**WHAT TO WORK ON**. From the entries below, gather every line containing the string "nrows".

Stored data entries
- Opening Delimiter -

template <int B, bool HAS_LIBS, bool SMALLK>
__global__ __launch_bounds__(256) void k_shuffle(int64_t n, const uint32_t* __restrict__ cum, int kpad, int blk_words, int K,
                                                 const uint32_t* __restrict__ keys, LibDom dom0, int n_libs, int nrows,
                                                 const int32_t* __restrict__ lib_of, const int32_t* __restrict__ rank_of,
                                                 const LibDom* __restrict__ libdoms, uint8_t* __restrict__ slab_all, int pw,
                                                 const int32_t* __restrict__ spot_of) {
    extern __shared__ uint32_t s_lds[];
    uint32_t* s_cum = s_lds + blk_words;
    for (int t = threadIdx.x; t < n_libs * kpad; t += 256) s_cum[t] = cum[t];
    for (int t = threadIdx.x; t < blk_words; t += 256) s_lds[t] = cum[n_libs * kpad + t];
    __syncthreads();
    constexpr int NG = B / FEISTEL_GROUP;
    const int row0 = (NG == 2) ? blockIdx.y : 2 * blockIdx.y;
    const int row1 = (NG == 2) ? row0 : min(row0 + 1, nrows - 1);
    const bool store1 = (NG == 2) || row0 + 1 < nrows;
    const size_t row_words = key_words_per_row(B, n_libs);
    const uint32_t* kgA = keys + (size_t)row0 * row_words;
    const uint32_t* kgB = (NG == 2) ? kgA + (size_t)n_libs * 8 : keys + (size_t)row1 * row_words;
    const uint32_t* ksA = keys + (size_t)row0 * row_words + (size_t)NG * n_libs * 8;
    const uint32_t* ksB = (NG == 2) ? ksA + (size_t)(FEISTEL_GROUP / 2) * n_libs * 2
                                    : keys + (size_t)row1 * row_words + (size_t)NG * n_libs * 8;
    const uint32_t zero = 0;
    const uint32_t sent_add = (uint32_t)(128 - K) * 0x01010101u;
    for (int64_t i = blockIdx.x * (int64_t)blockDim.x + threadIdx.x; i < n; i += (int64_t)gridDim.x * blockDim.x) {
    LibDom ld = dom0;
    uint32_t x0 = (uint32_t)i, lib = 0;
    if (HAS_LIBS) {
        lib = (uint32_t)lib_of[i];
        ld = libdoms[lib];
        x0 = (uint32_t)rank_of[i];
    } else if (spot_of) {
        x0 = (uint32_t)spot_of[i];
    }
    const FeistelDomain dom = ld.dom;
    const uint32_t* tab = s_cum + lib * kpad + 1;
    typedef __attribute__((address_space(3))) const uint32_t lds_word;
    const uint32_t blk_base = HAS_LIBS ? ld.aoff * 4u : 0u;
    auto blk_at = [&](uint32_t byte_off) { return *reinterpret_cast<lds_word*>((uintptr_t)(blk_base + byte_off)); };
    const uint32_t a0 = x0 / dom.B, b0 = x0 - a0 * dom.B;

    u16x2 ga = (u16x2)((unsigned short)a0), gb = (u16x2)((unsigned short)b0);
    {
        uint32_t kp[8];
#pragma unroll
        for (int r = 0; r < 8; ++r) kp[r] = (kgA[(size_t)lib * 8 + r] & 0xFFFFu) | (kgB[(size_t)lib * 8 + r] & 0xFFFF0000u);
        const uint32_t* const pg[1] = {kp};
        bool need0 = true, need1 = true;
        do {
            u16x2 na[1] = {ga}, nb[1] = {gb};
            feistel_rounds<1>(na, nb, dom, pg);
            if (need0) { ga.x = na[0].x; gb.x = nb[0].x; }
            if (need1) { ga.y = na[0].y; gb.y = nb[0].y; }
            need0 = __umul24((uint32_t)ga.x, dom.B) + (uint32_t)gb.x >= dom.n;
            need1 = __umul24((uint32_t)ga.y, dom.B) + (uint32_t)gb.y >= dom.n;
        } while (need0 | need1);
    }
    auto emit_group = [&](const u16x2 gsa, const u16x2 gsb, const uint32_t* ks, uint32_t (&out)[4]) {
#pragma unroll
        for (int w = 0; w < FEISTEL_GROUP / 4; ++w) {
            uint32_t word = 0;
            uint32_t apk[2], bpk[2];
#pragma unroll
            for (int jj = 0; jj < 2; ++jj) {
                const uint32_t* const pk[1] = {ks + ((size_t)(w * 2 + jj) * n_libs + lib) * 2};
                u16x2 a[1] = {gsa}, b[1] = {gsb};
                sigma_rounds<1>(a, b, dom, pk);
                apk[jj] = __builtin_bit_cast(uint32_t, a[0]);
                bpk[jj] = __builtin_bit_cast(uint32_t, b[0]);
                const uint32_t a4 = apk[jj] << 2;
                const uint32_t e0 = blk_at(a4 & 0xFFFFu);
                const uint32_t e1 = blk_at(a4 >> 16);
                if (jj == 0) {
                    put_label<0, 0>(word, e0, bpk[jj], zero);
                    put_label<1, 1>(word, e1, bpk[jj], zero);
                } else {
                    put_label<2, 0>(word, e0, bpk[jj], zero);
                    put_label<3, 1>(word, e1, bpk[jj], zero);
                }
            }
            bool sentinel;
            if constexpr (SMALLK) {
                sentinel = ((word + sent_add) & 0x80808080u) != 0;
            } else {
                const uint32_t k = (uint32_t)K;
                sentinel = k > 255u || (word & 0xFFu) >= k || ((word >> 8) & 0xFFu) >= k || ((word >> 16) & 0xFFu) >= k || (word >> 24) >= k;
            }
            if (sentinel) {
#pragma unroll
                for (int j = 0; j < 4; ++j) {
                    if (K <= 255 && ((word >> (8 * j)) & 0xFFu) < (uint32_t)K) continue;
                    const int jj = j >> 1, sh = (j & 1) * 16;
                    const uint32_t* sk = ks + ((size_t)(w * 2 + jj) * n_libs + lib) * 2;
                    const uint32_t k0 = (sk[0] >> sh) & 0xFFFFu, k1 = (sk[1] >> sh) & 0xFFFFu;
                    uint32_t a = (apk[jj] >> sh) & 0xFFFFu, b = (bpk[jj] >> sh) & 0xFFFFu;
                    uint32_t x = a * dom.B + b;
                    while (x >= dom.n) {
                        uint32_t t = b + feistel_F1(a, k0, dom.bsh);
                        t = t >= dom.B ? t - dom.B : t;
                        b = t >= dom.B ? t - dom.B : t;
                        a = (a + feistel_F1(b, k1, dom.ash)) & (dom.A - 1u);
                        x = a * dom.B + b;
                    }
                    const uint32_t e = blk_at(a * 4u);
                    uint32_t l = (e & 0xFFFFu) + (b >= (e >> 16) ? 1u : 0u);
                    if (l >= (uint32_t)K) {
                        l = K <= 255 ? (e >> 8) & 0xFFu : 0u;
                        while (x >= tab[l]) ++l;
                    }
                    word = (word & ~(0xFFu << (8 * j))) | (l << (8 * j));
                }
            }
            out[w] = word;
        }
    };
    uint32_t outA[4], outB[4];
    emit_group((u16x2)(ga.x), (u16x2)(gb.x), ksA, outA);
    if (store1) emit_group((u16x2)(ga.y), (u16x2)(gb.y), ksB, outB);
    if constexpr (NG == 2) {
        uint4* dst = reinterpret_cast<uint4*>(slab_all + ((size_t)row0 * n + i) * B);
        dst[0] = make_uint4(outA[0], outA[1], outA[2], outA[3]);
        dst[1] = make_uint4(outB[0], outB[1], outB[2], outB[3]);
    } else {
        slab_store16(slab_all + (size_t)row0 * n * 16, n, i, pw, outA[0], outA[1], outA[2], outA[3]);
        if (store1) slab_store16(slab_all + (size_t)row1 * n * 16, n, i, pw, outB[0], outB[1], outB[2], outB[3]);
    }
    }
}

- Closing Delimiter -
- Opening Delimiter -

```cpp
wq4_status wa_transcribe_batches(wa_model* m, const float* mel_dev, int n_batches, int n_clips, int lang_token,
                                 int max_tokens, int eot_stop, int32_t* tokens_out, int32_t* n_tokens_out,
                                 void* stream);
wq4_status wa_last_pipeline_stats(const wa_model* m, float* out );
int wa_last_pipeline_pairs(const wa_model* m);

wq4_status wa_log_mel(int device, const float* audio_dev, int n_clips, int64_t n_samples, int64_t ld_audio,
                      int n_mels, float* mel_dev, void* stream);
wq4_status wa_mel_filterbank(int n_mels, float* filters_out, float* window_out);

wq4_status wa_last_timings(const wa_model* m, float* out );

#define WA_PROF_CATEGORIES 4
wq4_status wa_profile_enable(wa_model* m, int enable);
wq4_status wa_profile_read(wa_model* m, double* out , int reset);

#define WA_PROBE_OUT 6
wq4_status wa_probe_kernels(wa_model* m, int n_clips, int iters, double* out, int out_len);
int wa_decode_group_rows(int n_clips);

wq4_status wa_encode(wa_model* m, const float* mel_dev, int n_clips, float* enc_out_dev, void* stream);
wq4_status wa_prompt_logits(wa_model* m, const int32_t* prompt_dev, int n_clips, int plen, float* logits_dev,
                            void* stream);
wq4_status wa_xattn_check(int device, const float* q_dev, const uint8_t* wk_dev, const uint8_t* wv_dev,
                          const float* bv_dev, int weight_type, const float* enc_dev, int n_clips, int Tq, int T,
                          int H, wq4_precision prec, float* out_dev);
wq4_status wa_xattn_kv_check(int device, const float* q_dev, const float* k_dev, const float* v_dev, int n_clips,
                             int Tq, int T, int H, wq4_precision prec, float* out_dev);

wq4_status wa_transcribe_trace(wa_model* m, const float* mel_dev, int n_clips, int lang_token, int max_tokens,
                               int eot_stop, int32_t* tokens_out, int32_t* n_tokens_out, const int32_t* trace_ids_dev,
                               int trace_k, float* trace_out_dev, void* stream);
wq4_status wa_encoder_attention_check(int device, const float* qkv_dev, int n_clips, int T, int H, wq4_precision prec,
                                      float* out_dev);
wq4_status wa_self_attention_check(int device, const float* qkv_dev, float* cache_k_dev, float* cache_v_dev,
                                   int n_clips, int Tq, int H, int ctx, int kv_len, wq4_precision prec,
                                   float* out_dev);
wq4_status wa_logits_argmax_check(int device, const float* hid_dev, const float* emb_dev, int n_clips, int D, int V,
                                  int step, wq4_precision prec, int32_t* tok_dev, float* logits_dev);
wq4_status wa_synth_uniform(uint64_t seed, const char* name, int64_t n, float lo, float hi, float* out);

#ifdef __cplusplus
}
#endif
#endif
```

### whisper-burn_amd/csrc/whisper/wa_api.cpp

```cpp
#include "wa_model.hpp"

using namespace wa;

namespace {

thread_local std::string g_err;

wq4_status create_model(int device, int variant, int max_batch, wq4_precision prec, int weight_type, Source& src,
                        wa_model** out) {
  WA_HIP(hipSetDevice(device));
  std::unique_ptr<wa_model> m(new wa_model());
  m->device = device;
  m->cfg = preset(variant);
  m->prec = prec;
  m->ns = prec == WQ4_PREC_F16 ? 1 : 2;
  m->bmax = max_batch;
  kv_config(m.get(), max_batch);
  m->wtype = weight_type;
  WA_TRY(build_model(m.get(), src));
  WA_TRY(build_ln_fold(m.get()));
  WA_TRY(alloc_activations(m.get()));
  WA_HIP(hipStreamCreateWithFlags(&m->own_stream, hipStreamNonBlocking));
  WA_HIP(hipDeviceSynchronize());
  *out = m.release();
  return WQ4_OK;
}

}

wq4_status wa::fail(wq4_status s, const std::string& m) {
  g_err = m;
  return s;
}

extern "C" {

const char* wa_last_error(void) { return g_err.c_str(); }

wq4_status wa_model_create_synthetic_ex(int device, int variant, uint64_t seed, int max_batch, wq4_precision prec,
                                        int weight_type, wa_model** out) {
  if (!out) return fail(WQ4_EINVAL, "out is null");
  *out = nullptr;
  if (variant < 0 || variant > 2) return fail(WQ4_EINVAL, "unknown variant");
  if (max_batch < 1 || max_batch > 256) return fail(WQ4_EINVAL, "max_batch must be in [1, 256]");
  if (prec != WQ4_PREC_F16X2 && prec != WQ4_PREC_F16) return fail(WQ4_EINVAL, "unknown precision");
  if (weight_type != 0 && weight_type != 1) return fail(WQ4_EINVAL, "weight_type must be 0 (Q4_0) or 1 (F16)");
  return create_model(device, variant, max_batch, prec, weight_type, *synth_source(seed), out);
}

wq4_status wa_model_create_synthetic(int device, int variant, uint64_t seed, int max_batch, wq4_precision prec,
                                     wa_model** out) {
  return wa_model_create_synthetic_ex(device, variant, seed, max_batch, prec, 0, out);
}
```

- Closing Delimiter -

**SOLUTION TO THE PROBLEM**.
                                                 const uint32_t* __restrict__ keys, LibDom dom0, int n_libs, int nrows,
    const int row1 = (NG == 2) ? row0 : min(row0 + 1, nrows - 1);
    const bool store1 = (NG == 2) || row0 + 1 < nrows;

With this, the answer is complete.